*What you have to do:* Please copy out every line in the entries that includes the word "bool".

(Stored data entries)

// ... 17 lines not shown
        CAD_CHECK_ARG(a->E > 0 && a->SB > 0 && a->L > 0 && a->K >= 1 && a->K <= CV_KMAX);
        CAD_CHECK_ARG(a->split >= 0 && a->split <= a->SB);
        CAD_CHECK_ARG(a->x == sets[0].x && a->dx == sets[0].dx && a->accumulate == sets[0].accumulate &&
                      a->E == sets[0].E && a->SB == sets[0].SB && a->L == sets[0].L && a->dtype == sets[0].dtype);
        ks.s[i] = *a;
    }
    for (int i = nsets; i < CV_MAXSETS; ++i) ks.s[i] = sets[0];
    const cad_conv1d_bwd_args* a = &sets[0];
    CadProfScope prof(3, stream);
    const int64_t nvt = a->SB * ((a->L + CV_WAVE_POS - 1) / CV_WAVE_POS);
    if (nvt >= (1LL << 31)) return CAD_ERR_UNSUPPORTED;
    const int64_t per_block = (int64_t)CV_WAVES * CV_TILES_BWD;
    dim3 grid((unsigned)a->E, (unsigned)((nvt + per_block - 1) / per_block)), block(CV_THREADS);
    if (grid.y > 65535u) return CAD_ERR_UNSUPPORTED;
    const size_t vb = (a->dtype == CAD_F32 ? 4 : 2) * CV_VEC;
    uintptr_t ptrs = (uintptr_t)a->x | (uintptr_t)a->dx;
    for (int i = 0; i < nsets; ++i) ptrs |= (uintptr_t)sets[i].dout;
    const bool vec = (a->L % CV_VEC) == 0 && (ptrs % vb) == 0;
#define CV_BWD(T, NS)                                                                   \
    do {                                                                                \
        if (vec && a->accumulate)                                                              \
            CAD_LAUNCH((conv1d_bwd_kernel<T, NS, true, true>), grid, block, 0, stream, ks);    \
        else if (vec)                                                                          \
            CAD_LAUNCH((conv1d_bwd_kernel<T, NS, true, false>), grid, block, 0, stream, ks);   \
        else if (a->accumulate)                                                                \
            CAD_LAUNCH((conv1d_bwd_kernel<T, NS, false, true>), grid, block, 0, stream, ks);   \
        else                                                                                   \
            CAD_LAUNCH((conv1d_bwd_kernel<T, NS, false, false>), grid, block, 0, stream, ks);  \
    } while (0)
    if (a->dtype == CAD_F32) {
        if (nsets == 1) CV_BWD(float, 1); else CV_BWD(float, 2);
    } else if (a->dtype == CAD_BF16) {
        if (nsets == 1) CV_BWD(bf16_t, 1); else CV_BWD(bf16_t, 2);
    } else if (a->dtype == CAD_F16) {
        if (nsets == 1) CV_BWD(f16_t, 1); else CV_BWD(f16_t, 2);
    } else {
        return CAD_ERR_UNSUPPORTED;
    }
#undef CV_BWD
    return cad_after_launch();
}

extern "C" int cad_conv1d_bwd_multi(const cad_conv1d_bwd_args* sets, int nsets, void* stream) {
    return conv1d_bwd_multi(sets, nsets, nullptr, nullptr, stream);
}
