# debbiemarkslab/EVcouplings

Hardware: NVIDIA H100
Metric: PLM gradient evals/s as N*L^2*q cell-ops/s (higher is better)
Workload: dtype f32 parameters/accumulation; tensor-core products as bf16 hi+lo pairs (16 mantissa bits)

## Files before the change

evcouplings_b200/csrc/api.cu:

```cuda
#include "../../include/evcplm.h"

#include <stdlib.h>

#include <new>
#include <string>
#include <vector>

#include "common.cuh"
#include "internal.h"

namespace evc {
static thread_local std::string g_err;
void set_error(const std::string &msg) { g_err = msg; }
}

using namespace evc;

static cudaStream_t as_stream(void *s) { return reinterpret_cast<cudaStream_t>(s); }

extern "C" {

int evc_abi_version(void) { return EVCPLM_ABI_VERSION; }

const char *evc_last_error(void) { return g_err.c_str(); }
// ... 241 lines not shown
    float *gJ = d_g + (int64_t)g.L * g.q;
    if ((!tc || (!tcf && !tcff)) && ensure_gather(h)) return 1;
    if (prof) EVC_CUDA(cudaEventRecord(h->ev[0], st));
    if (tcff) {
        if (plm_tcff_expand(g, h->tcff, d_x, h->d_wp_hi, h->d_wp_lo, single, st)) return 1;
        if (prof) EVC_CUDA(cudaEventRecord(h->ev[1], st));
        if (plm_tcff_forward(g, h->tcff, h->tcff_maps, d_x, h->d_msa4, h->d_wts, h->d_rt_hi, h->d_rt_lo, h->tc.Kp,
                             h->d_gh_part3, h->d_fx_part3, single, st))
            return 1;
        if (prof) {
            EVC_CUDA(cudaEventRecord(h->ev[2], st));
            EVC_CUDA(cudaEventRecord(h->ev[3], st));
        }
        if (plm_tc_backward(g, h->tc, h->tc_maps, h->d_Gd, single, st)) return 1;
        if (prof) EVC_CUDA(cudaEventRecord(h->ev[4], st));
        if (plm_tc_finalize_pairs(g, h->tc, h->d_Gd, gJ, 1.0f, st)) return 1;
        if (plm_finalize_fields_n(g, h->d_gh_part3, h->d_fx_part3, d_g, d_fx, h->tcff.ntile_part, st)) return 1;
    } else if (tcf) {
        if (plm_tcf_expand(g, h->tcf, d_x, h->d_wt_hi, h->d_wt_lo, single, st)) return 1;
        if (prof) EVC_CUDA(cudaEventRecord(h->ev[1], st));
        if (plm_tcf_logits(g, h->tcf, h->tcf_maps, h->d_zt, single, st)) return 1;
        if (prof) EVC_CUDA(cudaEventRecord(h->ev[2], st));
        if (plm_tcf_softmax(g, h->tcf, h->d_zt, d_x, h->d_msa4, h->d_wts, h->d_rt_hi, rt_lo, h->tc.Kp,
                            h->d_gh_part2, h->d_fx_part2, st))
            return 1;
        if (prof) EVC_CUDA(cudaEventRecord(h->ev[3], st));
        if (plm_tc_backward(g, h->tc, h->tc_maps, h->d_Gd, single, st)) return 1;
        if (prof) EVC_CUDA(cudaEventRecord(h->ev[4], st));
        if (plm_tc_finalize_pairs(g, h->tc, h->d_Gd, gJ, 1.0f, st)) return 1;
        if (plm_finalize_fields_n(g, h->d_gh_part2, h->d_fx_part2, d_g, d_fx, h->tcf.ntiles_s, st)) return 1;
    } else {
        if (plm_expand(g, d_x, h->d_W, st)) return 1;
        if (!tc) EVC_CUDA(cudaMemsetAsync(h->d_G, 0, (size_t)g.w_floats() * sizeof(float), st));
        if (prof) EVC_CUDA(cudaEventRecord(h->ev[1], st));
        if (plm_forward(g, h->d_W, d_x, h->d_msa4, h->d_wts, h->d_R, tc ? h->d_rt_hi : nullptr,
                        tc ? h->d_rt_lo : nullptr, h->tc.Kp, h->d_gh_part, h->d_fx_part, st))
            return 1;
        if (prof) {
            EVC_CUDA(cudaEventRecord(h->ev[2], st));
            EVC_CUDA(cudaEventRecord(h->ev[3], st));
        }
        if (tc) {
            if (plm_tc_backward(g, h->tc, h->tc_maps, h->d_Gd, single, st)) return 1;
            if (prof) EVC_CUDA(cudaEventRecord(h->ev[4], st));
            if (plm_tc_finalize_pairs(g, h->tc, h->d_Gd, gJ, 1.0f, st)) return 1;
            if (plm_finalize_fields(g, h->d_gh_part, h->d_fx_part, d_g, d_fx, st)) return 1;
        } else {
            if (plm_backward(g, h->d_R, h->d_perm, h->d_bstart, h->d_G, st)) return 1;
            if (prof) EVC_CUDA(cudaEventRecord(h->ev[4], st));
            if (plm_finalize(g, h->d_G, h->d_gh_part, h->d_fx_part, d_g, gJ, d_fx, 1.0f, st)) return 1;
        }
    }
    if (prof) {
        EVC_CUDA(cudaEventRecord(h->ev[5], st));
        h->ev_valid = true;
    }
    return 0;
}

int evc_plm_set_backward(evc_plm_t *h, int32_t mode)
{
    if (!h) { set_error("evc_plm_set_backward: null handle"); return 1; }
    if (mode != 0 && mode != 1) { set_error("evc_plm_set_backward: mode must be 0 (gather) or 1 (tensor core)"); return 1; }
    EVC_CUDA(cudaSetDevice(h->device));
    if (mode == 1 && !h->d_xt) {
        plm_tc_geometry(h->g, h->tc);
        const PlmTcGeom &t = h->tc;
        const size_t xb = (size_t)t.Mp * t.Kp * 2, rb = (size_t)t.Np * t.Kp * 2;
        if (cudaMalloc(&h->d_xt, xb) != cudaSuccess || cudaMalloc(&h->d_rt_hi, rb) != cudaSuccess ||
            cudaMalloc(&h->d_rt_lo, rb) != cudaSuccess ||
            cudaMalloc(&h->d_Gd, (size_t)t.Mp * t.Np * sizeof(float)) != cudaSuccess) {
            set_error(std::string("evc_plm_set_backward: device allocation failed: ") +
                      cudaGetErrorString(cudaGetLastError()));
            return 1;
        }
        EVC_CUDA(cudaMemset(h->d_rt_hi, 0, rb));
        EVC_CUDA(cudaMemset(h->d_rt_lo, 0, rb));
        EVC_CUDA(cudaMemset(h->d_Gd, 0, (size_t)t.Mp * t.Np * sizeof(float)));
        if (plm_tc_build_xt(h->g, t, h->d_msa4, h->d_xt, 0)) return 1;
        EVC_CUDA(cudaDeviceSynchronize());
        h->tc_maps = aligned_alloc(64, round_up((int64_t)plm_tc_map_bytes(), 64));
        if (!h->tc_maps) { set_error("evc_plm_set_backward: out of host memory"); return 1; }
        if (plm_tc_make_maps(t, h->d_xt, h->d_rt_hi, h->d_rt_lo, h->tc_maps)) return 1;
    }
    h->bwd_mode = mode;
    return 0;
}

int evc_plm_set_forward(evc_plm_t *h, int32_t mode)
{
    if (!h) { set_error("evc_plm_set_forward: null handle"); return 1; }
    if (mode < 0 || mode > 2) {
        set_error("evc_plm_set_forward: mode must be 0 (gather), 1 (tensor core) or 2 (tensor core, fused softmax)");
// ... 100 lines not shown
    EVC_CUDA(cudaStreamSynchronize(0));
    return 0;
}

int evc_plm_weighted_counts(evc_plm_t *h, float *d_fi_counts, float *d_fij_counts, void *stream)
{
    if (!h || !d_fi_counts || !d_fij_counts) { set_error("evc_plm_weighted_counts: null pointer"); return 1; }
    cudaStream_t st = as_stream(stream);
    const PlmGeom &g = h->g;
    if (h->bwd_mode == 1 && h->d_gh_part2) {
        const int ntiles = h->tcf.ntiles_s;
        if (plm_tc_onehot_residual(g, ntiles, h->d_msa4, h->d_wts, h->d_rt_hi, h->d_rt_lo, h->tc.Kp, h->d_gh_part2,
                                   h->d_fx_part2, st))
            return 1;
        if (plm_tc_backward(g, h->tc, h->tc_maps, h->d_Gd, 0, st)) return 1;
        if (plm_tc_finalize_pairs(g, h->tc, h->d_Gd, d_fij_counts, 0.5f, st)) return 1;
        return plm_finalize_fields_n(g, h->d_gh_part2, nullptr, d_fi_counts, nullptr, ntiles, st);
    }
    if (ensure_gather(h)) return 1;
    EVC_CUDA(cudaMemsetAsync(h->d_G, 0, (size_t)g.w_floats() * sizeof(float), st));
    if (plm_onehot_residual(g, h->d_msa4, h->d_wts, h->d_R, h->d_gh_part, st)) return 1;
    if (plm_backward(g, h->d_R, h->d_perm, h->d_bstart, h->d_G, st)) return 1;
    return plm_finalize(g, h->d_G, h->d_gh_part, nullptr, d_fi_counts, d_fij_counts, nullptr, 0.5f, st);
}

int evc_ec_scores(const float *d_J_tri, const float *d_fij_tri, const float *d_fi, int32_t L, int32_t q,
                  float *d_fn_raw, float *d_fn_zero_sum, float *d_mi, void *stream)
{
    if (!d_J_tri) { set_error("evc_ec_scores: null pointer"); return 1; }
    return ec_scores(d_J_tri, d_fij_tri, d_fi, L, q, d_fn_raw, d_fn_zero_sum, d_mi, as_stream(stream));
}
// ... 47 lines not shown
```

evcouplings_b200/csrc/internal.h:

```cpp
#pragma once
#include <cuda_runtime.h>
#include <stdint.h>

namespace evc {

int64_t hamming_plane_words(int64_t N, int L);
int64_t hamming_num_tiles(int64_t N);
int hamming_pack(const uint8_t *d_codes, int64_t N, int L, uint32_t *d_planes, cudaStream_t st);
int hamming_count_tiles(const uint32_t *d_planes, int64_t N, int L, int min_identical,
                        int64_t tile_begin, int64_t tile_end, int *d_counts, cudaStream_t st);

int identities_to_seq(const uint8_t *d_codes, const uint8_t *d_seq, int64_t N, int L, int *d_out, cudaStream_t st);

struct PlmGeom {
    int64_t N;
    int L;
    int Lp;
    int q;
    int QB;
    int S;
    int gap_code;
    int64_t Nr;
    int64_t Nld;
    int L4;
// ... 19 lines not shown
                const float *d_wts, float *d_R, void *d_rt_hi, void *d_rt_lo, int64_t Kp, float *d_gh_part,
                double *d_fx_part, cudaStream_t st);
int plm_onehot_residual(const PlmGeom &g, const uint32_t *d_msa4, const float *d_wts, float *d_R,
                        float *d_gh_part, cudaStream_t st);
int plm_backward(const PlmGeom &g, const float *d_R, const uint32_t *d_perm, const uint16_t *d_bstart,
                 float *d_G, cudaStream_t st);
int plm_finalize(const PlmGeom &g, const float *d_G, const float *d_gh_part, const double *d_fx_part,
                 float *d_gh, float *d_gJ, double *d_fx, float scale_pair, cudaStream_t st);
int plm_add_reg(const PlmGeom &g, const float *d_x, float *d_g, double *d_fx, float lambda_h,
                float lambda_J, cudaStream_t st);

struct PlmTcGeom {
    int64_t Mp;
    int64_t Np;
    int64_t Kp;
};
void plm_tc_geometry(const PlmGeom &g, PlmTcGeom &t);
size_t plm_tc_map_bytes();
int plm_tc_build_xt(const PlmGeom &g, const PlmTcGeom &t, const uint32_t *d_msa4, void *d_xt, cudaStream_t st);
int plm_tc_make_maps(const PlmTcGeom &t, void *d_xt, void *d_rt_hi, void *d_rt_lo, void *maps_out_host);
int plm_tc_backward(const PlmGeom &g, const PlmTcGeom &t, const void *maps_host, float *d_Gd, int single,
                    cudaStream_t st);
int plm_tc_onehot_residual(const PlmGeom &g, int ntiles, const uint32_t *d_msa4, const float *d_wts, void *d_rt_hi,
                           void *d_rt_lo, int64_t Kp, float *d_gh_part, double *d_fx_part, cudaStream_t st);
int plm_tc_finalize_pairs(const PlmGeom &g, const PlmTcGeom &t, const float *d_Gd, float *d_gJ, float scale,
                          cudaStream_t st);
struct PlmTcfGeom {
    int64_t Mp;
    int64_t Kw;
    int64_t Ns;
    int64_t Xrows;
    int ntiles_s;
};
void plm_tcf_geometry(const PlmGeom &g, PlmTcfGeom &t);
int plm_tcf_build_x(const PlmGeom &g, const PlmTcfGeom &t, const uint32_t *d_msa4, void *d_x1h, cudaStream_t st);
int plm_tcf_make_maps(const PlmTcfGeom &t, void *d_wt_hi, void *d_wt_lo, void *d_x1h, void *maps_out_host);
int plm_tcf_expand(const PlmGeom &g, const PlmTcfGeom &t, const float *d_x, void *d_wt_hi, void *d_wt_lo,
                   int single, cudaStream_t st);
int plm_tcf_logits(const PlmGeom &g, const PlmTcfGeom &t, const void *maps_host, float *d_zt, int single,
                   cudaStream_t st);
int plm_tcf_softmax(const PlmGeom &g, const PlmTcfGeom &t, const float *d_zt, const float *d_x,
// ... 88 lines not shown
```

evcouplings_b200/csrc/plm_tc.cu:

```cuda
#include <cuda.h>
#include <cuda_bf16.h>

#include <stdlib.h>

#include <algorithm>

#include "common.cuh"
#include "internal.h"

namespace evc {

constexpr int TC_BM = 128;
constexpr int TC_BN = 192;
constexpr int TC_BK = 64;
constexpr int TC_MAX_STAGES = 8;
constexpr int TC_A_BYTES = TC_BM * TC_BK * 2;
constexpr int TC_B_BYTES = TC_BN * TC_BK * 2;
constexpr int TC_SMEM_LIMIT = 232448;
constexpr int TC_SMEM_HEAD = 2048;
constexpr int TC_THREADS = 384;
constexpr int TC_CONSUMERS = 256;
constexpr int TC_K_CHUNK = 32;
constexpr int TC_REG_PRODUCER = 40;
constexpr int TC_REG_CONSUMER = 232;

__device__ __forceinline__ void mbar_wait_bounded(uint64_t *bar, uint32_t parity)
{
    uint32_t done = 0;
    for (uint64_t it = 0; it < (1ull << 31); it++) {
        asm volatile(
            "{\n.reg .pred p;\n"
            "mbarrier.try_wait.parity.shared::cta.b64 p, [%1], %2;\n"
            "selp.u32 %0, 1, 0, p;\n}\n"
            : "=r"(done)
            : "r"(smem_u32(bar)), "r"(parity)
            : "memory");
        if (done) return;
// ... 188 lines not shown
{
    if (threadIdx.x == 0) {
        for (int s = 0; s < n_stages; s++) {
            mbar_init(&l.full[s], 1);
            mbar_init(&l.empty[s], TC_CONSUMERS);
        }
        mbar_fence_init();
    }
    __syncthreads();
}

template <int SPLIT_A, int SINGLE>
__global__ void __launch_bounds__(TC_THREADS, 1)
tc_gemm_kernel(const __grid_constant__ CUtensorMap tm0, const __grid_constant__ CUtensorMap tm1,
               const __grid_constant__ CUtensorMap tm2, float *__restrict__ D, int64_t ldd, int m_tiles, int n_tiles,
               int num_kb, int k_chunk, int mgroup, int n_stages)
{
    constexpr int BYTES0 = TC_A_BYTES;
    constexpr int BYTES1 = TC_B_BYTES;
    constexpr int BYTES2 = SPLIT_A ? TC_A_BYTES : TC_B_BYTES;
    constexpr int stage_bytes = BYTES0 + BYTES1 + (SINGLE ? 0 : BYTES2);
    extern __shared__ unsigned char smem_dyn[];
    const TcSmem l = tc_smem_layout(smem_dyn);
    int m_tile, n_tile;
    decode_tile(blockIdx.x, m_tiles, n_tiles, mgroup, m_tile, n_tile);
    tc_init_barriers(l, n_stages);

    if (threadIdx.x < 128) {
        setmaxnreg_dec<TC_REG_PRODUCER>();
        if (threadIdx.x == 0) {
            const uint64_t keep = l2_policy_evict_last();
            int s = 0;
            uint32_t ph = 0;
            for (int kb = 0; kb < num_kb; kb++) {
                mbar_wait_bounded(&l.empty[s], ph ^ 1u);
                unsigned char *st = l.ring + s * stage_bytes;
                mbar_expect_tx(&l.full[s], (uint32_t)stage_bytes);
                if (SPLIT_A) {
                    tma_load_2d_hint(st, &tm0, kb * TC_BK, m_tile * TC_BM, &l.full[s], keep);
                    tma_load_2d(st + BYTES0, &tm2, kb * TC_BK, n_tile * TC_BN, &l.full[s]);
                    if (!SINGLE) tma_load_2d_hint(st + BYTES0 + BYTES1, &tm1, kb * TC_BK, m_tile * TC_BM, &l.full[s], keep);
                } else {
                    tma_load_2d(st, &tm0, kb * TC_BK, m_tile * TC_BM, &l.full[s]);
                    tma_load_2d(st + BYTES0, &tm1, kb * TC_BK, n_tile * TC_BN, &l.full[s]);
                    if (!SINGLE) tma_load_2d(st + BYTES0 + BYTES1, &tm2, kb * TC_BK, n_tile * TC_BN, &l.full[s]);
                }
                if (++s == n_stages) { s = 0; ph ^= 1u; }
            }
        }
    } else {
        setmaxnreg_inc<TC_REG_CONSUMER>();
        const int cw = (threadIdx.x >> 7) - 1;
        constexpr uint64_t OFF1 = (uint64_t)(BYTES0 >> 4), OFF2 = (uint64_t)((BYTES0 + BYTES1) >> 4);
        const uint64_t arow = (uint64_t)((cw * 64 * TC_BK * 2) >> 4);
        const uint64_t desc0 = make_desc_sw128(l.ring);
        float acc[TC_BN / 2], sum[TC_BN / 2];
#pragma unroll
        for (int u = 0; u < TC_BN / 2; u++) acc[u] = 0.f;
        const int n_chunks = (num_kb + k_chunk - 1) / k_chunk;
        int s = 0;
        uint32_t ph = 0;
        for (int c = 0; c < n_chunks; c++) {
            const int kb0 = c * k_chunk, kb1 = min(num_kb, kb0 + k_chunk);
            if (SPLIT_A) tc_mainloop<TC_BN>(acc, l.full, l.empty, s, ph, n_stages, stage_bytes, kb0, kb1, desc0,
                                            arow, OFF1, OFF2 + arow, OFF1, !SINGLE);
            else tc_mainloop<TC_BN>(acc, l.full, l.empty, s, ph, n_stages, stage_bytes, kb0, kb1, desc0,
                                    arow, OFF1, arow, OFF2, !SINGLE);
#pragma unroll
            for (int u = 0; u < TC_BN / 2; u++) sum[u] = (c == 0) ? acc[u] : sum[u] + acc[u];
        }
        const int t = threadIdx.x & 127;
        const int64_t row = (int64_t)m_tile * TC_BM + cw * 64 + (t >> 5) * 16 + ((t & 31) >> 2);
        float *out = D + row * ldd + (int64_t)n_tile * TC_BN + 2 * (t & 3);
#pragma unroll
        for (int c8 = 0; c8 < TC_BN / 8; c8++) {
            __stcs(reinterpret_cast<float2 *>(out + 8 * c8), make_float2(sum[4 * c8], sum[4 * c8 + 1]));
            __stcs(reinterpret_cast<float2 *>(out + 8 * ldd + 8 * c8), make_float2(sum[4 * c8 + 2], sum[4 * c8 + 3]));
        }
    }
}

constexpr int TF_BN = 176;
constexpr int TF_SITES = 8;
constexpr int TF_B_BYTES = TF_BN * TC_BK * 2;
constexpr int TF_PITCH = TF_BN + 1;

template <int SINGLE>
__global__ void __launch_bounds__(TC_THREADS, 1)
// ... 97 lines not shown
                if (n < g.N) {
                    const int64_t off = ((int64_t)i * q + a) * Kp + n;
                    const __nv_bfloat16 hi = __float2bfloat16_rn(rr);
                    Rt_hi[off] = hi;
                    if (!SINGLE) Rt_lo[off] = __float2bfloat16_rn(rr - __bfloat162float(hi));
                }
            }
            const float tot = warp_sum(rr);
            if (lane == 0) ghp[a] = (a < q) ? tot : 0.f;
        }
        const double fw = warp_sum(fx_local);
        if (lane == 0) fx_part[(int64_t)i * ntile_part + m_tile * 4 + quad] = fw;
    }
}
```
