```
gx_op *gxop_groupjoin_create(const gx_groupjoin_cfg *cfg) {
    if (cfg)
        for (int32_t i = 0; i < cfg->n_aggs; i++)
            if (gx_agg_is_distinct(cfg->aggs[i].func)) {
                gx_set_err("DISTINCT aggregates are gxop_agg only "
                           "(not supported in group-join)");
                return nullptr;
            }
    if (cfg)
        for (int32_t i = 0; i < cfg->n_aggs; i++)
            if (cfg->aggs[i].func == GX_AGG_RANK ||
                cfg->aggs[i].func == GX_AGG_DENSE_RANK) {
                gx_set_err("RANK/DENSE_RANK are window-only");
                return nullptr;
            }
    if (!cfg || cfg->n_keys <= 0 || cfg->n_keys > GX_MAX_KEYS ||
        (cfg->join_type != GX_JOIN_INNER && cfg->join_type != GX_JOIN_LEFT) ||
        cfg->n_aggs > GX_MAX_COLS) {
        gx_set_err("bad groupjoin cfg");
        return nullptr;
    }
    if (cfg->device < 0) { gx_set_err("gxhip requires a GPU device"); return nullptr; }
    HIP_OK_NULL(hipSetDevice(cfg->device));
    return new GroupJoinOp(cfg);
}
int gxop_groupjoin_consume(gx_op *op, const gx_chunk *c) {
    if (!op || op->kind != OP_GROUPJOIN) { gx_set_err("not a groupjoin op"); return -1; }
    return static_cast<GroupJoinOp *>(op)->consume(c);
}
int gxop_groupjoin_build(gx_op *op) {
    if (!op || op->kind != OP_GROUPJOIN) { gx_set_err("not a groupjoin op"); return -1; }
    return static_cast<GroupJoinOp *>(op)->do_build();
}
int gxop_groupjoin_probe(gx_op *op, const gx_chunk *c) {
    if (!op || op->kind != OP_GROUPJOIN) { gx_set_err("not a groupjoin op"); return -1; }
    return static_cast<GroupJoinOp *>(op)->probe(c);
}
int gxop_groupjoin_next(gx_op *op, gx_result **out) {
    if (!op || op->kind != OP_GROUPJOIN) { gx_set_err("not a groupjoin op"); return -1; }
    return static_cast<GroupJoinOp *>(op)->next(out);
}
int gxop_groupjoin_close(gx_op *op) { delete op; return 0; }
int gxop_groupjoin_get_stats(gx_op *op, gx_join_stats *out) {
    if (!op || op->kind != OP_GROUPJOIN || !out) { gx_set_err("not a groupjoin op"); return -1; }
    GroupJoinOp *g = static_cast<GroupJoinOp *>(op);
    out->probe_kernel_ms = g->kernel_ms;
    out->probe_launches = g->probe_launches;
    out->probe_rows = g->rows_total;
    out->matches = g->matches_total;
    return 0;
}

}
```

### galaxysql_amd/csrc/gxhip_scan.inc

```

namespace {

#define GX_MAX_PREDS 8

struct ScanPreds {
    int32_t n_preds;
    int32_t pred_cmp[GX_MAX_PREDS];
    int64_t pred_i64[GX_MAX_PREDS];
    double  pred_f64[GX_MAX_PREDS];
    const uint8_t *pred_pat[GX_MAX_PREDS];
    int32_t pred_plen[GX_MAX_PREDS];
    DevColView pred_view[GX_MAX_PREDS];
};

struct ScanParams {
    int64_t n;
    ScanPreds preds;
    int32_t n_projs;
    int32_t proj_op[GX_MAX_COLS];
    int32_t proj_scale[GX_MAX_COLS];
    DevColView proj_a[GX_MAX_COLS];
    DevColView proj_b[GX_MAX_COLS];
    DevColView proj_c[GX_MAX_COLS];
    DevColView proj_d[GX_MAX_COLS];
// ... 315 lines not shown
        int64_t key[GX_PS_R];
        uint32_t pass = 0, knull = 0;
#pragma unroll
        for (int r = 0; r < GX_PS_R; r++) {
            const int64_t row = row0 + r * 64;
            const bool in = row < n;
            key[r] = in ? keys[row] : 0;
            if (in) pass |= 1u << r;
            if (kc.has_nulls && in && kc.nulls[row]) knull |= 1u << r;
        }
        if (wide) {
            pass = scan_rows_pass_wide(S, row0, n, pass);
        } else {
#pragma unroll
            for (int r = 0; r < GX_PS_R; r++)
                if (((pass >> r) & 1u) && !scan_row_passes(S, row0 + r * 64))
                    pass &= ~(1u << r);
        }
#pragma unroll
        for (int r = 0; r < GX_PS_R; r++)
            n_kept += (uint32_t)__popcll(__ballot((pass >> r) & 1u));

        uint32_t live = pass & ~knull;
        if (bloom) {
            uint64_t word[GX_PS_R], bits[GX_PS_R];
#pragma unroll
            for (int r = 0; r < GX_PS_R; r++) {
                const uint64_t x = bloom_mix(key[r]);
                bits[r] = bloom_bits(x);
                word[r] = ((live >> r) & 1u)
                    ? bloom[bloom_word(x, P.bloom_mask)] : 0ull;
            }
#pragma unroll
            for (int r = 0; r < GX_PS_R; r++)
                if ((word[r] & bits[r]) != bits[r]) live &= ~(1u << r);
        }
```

*Response for this exercise:*
    const bool vec = (a->L % CV_VEC) == 0 && (ptrs % vb) == 0;
            const bool in = row < n;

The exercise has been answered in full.